Stored items
------

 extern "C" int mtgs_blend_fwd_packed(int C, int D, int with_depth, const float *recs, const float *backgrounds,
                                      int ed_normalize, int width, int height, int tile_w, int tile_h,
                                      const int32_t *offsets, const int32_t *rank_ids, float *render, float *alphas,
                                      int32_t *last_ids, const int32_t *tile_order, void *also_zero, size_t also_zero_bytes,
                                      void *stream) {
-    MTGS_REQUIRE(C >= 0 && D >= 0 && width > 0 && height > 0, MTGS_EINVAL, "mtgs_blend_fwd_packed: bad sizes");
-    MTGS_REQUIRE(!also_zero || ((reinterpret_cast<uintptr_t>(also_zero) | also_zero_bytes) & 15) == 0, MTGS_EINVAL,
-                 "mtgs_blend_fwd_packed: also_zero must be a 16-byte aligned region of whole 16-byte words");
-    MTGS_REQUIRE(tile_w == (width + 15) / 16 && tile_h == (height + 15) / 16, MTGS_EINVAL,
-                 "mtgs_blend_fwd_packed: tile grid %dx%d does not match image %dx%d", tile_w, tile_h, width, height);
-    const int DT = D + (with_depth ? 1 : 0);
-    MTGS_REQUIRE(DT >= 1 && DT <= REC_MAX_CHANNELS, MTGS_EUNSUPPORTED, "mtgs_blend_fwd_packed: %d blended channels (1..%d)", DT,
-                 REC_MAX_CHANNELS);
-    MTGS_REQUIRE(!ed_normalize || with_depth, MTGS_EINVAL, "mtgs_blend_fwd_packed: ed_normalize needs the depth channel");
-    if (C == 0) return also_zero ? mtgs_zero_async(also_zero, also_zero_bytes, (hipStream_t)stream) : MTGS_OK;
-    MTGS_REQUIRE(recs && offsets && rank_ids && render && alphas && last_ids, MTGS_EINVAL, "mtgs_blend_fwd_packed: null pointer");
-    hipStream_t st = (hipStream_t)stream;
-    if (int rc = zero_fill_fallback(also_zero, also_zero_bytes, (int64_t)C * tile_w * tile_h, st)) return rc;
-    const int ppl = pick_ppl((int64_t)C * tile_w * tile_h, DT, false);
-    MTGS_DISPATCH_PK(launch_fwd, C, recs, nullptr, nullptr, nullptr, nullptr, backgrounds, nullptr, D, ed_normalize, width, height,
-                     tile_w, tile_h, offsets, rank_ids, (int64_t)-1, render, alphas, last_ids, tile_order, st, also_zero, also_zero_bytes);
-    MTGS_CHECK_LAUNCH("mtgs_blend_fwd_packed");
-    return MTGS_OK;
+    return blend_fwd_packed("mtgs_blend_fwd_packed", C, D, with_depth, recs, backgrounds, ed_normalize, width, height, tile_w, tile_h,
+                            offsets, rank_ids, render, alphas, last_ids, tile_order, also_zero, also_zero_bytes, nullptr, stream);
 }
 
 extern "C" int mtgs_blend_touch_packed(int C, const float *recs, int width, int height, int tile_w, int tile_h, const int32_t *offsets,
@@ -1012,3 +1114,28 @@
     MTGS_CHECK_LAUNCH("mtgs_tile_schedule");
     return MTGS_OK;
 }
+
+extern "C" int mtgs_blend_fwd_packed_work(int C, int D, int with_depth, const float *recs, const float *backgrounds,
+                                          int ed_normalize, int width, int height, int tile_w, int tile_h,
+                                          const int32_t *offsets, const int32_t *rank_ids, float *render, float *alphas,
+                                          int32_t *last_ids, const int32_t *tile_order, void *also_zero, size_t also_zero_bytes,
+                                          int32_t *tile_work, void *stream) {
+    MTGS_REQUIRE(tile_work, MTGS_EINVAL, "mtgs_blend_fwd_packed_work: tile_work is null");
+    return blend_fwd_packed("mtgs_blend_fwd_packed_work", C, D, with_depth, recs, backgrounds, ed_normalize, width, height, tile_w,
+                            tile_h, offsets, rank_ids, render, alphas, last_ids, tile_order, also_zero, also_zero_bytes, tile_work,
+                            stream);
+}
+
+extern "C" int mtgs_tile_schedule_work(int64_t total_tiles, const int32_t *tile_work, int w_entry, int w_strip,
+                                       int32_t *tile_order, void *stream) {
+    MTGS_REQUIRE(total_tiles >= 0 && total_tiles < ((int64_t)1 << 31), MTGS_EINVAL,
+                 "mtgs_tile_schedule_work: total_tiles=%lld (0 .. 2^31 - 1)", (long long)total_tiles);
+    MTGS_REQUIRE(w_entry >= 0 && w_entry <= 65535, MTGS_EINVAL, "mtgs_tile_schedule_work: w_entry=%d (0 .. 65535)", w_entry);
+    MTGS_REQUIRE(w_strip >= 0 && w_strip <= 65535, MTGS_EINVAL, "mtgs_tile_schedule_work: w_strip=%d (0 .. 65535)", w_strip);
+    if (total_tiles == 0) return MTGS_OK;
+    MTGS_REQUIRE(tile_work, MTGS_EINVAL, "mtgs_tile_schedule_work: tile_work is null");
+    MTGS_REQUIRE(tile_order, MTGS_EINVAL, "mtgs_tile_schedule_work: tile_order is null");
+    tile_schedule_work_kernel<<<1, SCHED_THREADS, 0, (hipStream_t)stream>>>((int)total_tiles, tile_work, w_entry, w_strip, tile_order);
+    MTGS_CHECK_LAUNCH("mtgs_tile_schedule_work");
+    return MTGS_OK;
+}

------

→ **Goal of the exercise**
What this exercise asks for is the data above, retyped exactly.

→ **Response box**
 extern "C" int mtgs_blend_fwd_packed(int C, int D, int with_depth, const float *recs, const float *backgrounds,
                                      int ed_normalize, int width, int height, int tile_w, int tile_h,
                                      const int32_t *offsets, const int32_t *rank_ids, float *render, float *alphas,
                                      int32_t *last_ids, const int32_t *tile_order, void *also_zero, size_t also_zero_bytes,
                                      void *stream) {
-    MTGS_REQUIRE(C >= 0 && D >= 0 && width > 0 && height > 0, MTGS_EINVAL, "mtgs_blend_fwd_packed: bad sizes");
-    MTGS_REQUIRE(!also_zero || ((reinterpret_cast<uintptr_t>(also_zero) | also_zero_bytes) & 15) == 0, MTGS_EINVAL,
-                 "mtgs_blend_fwd_packed: also_zero must be a 16-byte aligned region of whole 16-byte words");
-    MTGS_REQUIRE(tile_w == (width + 15) / 16 && tile_h == (height + 15) / 16, MTGS_EINVAL,
-                 "mtgs_blend_fwd_packed: tile grid %dx%d does not match image %dx%d", tile_w, tile_h, width, height);
-    const int DT = D + (with_depth ? 1 : 0);
-    MTGS_REQUIRE(DT >= 1 && DT <= REC_MAX_CHANNELS, MTGS_EUNSUPPORTED, "mtgs_blend_fwd_packed: %d blended channels (1..%d)", DT,
-                 REC_MAX_CHANNELS);
-    MTGS_REQUIRE(!ed_normalize || with_depth, MTGS_EINVAL, "mtgs_blend_fwd_packed: ed_normalize needs the depth channel");
-    if (C == 0) return also_zero ? mtgs_zero_async(also_zero, also_zero_bytes, (hipStream_t)stream) : MTGS_OK;
-    MTGS_REQUIRE(recs && offsets && rank_ids && render && alphas && last_ids, MTGS_EINVAL, "mtgs_blend_fwd_packed: null pointer");
-    hipStream_t st = (hipStream_t)stream;
-    if (int rc = zero_fill_fallback(also_zero, also_zero_bytes, (int64_t)C * tile_w * tile_h, st)) return rc;
-    const int ppl = pick_ppl((int64_t)C * tile_w * tile_h, DT, false);
-    MTGS_DISPATCH_PK(launch_fwd, C, recs, nullptr, nullptr, nullptr, nullptr, backgrounds, nullptr, D, ed_normalize, width, height,
-                     tile_w, tile_h, offsets, rank_ids, (int64_t)-1, render, alphas, last_ids, tile_order, st, also_zero, also_zero_bytes);
-    MTGS_CHECK_LAUNCH("mtgs_blend_fwd_packed");
-    return MTGS_OK;
+    return blend_fwd_packed("mtgs_blend_fwd_packed", C, D, with_depth, recs, backgrounds, ed_normalize, width, height, tile_w, tile_h,
+                            offsets, rank_ids, render, alphas, last_ids, tile_order, also_zero, also_zero_bytes, nullptr, stream);
 }
 
 extern "C" int mtgs_blend_touch_packed(int C, const float *recs, int width, int height, int tile_w, int tile_h, const int32_t *offsets,
@@ -1012,3 +1114,28 @@
     MTGS_CHECK_LAUNCH("mtgs_tile_schedule");
     return MTGS_OK;
 }
+
+extern "C" int mtgs_blend_fwd_packed_work(int C, int D, int with_depth, const float *recs, const float *backgrounds,
+                                          int ed_normalize, int width, int height, int tile_w, int tile_h,
+                                          const int32_t *offsets, const int32_t *rank_ids, float *render, float *alphas,
+                                          int32_t *last_ids, const int32_t *tile_order, void *also_zero, size_t also_zero_bytes,
+                                          int32_t *tile_work, void *stream) {
+    MTGS_REQUIRE(tile_work, MTGS_EINVAL, "mtgs_blend_fwd_packed_work: tile_work is null");
+    return blend_fwd_packed("mtgs_blend_fwd_packed_work", C, D, with_depth, recs, backgrounds, ed_normalize, width, height, tile_w,
+                            tile_h, offsets, rank_ids, render, alphas, last_ids, tile_order, also_zero, also_zero_bytes, tile_work,
+                            stream);
+}
+
+extern "C" int mtgs_tile_schedule_work(int64_t total_tiles, const int32_t *tile_work, int w_entry, int w_strip,
+                                       int32_t *tile_order, void *stream) {
+    MTGS_REQUIRE(total_tiles >= 0 && total_tiles < ((int64_t)1 << 31), MTGS_EINVAL,
+                 "mtgs_tile_schedule_work: total_tiles=%lld (0 .. 2^31 - 1)", (long long)total_tiles);
+    MTGS_REQUIRE(w_entry >= 0 && w_entry <= 65535, MTGS_EINVAL, "mtgs_tile_schedule_work: w_entry=%d (0 .. 65535)", w_entry);
+    MTGS_REQUIRE(w_strip >= 0 && w_strip <= 65535, MTGS_EINVAL, "mtgs_tile_schedule_work: w_strip=%d (0 .. 65535)", w_strip);
+    if (total_tiles == 0) return MTGS_OK;
+    MTGS_REQUIRE(tile_work, MTGS_EINVAL, "mtgs_tile_schedule_work: tile_work is null");
+    MTGS_REQUIRE(tile_order, MTGS_EINVAL, "mtgs_tile_schedule_work: tile_order is null");
+    tile_schedule_work_kernel<<<1, SCHED_THREADS, 0, (hipStream_t)stream>>>((int)total_tiles, tile_work, w_entry, w_strip, tile_order);
+    MTGS_CHECK_LAUNCH("mtgs_tile_schedule_work");
+    return MTGS_OK;
+}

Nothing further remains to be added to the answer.